◆ Supplied records:

^^^^^^^^

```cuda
extern "C" int mdb_attention_varlen(const void* q, int ldq, int n_src, const void* const* k, const int* ldk, const void* const* v,
                                    const int* ldv, const int* b_kv, void* out, int ldo, int b, int heads, int lq, int lk, int d,
                                    const int* kv_index, int n_sets, const int* kv_len, float scale, void* stream) {
  return attention_varlen<false>(q, ldq, n_src, k, ldk, v, ldv, b_kv, out, ldo, b, heads, lq, lk, d, kv_index, n_sets, kv_len,
                                 scale, stream);
}

extern "C" int mdb_attention_varlen_f16(const void* q, int ldq, int n_src, const void* const* k, const int* ldk,
                                        const void* const* v, const int* ldv, const int* b_kv, void* out, int ldo, int b, int heads,
                                        int lq, int lk, int d, const int* kv_index, int n_sets, const int* kv_len, float scale,
                                        void* stream) {
  return attention_varlen<true>(q, ldq, n_src, k, ldk, v, ldv, b_kv, out, ldo, b, heads, lq, lk, d, kv_index, n_sets, kv_len,
                                scale, stream);
}

extern "C" int mdb_attention_multi(const void* q, int ldq, int n_src, const void* const* k, const int* ldk, const void* const* v,
                                   const int* ldv, const int* b_kv, void* out, int ldo, int b, int heads, int lq, int lk, int d,
                                   const int* kv_index, int n_sets, float scale, void* stream) {
  return mdb_attention_varlen(q, ldq, n_src, k, ldk, v, ldv, b_kv, out, ldo, b, heads, lq, lk, d, kv_index, n_sets, nullptr, scale,
                              stream);
}

extern "C" int mdb_attention(const void* q, int ldq, const void* k, int ldk, const void* v, int ldv, void* out, int ldo, int b,
                             int b_kv, int heads, int lq, int lk, int d, const int* kv_index, int n_sets, float scale,
                             void* stream) {
  return mdb_attention_multi(q, ldq, 1, &k, &ldk, &v, &ldv, &b_kv, out, ldo, b, heads, lq, lk, d, kv_index, n_sets, scale, stream);
}

extern "C" int mdb_attention_causal(const void* q, int ldq, const void* k, int ldk, const void* v, int ldv, void* out, int ldo,
                                    int b, int heads, int lq, int lk, int d, float scale, void* stream) {
  using namespace mdb;
  if (!q || !k || !v || !out) return set_error(MDB_ERR_INVALID, "mdb_attention_causal: null pointer");
  if (lq != lk) return set_error(MDB_ERR_INVALID, "mdb_attention_causal: lq (%d) must equal lk (%d)", lq, lk);
  if (scale <= 0.f) return set_error(MDB_ERR_INVALID, "mdb_attention_causal: scale must be positive");
  if (lq <= 0 || b <= 0 || heads <= 0) return set_error(MDB_ERR_INVALID, "mdb_attention_causal: bad shape");
  if (ldq % 8 || ldk % 8 || ldv % 8 || ldo % 8) return set_error(MDB_ERR_UNSUPPORTED, "mdb_attention_causal: strides must be multiples of 8");
  KvSources src;
  src.n = 1;
  src.k[0] = k, src.v[0] = v, src.ldk[0] = ldk, src.ldv[0] = ldv, src.b_kv[0] = b;
  return attention_dispatch<true>(q, ldq, src, out, ldo, b, heads, lq, lk, d, nullptr, 1, nullptr, scale,
                                  static_cast<cudaStream_t>(stream));
}
```

Measured before the change: 59.06.

## Add persistent attention kernel with double-buffered Q tiles

Adds a persistent variant of the WGMMA attention kernel that launches at most one CTA per SM and walks a flattened list of (batch, head, query-tile) work items in strides. Q is double-buffered in shared memory so the producer warp can load the next tile's Q and K/V while consumers finish the current one. The goal is to cut per-CTA launch and prologue cost and hide tile-boundary latency. In exchange it drops the resident-KV reuse path for these launches, needs extra shared memory, and may balance load worse when item counts do not divide evenly across SMs.

```diff
diff --git a/magicdrive_b200/csrc/attention_wgmma.cuh b/magicdrive_b200/csrc/attention_wgmma.cuh
--- a/magicdrive_b200/csrc/attention_wgmma.cuh
+++ b/magicdrive_b200/csrc/attention_wgmma.cuh
@@ -1,6 +1,8 @@
 #pragma once
 #include "ptx.cuh"
 #include "wgmma.cuh"
+
+#include <type_traits>
 
 namespace mdb {
 
@@ -21,6 +23,9 @@
   int n_src;
   float scale_log2;
   int q_step;
+};
+struct AttnParamsPersist : AttnParams {
+  int heads, b;
 };
 
 template <int D, int BN_ = 0>
@@ -35,6 +40,7 @@
   static constexpr int STAGES = STAGES_FIT > 4 ? 4 : STAGES_FIT;
   static constexpr int SMEM_KV = STAGES * 2 * KD * TILE_KV;
   static constexpr int kSmemBytes = SMEM_Q + SMEM_KV + 1024 + 256;
+  static constexpr int kSmemBytesPersist = kSmemBytes + SMEM_Q;
   static constexpr int kConsumerWarps = 8;
   static constexpr int kThreads = 32 * kConsumerWarps + 32;
   static constexpr int SACC = BN / 2;
@@ -42,30 +48,38 @@
   static_assert(STAGES >= 1 && kSmemBytes <= 232448, "shared memory");
 };
 
-template <int D, int BN_, bool CAUSAL = false, bool KVRES = false, bool F16 = false>
+template <int D, int BN_, bool CAUSAL = false, bool KVRES = false, bool F16 = false, bool PERSIST = false>
 __global__ void __launch_bounds__(AttnCfg<D, BN_>::kThreads, 1)
-attention_wgmma_kernel(const __grid_constant__ CUtensorMap tmQ, const __grid_constant__ AttnKvMaps kvm, const AttnParams p) {
+attention_wgmma_kernel(const __grid_constant__ CUtensorMap tmQ, const __grid_constant__ AttnKvMaps kvm,
+                       const std::conditional_t<PERSIST, AttnParamsPersist, AttnParams> p) {
   using Cfg = AttnCfg<D, BN_>;
   using A = Act<F16>;
   using Elt = typename A::T;
   constexpr int KD = Cfg::KD, D16 = Cfg::D16, BN = Cfg::BN, STAGES = Cfg::STAGES;
   constexpr int TILE_Q = Cfg::TILE_Q, TILE_KV = Cfg::TILE_KV;
+  constexpr int QS = PERSIST ? 2 : 1;
+  static_assert(!PERSIST || (!CAUSAL && !KVRES && Cfg::kSmemBytesPersist <= 232448), "persistent: plain launches only");
   extern __shared__ uint8_t smem_raw[];
   uint8_t* smem = reinterpret_cast<uint8_t*>((reinterpret_cast<uintptr_t>(smem_raw) + 1023) & ~uintptr_t(1023));
   uint8_t* smQ = smem;
-  uint8_t* smK = smQ + Cfg::SMEM_Q;
+  uint8_t* smK = smQ + QS * Cfg::SMEM_Q;
   uint8_t* smV = smK + STAGES * KD * TILE_KV;
   uint64_t* bars = reinterpret_cast<uint64_t*>(smV + STAGES * KD * TILE_KV);
   uint64_t* q_full = bars;
-  uint64_t* q_empty = bars + 1;
-  uint64_t* kv_full = bars + 2;
-  uint64_t* kv_empty = bars + 2 + STAGES;
+  uint64_t* q_empty = bars + QS;
+  uint64_t* kv_full = bars + 2 * QS;
+  uint64_t* kv_empty = bars + 2 * QS + STAGES;
 
   const int warp = threadIdx.x >> 5, lane = threadIdx.x & 31;
-  const int b = blockIdx.z, head = blockIdx.y;
+  int b = blockIdx.z, head = blockIdx.y;
   const int nq = (p.lq + ATT_BM - 1) / ATT_BM;
   const int q_step = p.q_step > 0 ? p.q_step : nq;
-  const int n_own = (nq - static_cast<int>(blockIdx.x) + q_step - 1) / q_step;
+  const int n_own = [&] {
+    if constexpr (PERSIST)
+      return (nq * p.heads * p.b - static_cast<int>(blockIdx.x) + static_cast<int>(gridDim.x) - 1) / static_cast<int>(gridDim.x);
+    else
+      return (nq - static_cast<int>(blockIdx.x) + q_step - 1) / q_step;
+  }();
   auto q0_of = [&](int o) { return (static_cast<int>(blockIdx.x) + o * q_step) * ATT_BM; };
 
   if (warp == Cfg::kConsumerWarps && lane == 0) {
@@ -74,8 +88,10 @@
       prefetch_tmap(&kvm.k[i]);
       prefetch_tmap(&kvm.v[i]);
     }
-    mbar_init(q_full, 1);
-    mbar_init(q_empty, Cfg::kConsumerWarps);
+    for (int i = 0; i < QS; ++i) {
+      mbar_init(&q_full[i], 1);
+      mbar_init(&q_empty[i], Cfg::kConsumerWarps);
+    }
     for (int i = 0; i < STAGES; ++i) {
       mbar_init(&kv_full[i], 1);
       mbar_init(&kv_empty[i], Cfg::kConsumerWarps);
@@ -85,10 +101,23 @@
   __syncthreads();
   asm volatile("griddepcontrol.wait;" ::: "memory");
   asm volatile("griddepcontrol.launch_dependents;" ::: "memory");
-  const int lkb = p.kv_len ? min(max(p.kv_len[b], 0), p.lk) : p.lk;
-  const int ntiles = (lkb + BN - 1) / BN;
+  int lkb = p.kv_len ? min(max(p.kv_len[b], 0), p.lk) : p.lk;
+  int ntiles = (lkb + BN - 1) / BN;
+  auto begin_item = [&](int o) {
+    if constexpr (PERSIST) {
+      const int t = static_cast<int>(blockIdx.x) + o * static_cast<int>(gridDim.x);
+      const int bh = t / nq;
+      head = bh % p.heads;
+      b = bh / p.heads;
+      lkb = p.kv_len ? min(max(p.kv_len[b], 0), p.lk) : p.lk;
+      ntiles = (lkb + BN - 1) / BN;
+      return (t - bh * nq) * ATT_BM;
+    } else {
+      return q0_of(o);
+    }
+  };
   static_assert(!(CAUSAL && KVRES), "resident key tiles: every query tile walks all of them");
-  const bool kv_resident = (KVRES ? ntiles <= STAGES : ntiles == 1) && p.n_sets == 1 && n_own > 1;
+  const bool kv_resident = !PERSIST && (KVRES ? ntiles <= STAGES : ntiles == 1) && p.n_sets == 1 && n_own > 1;
   auto kv_entry = [&](int set) { return p.kv_index ? p.kv_index[b * p.n_sets + set] : b; };
   auto tiles_of = [&](int kve, int q0) {
     return kve < 0 ? 0 : CAUSAL ? min(ntiles, (min(q0 + ATT_BM, p.lq) - 1) / BN + 1) : ntiles;
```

^^^^^^^^

Pull every line containing "persistent" from the material above.

◆ Exercise output:
## Add persistent attention kernel with double-buffered Q tiles
Adds a persistent variant of the WGMMA attention kernel that launches at most one CTA per SM and walks a flattened list of (batch, head, query-tile) work items in strides. Q is double-buffered in shared memory so the producer warp can load the next tile's Q and K/V while consumers finish the current one. The goal is to cut per-CTA launch and prologue cost and hide tile-boundary latency. In exchange it drops the resident-KV reuse path for these launches, needs extra shared memory, and may balance load worse when item counts do not divide evenly across SMs.
+  static_assert(!PERSIST || (!CAUSAL && !KVRES && Cfg::kSmemBytesPersist <= 232448), "persistent: plain launches only");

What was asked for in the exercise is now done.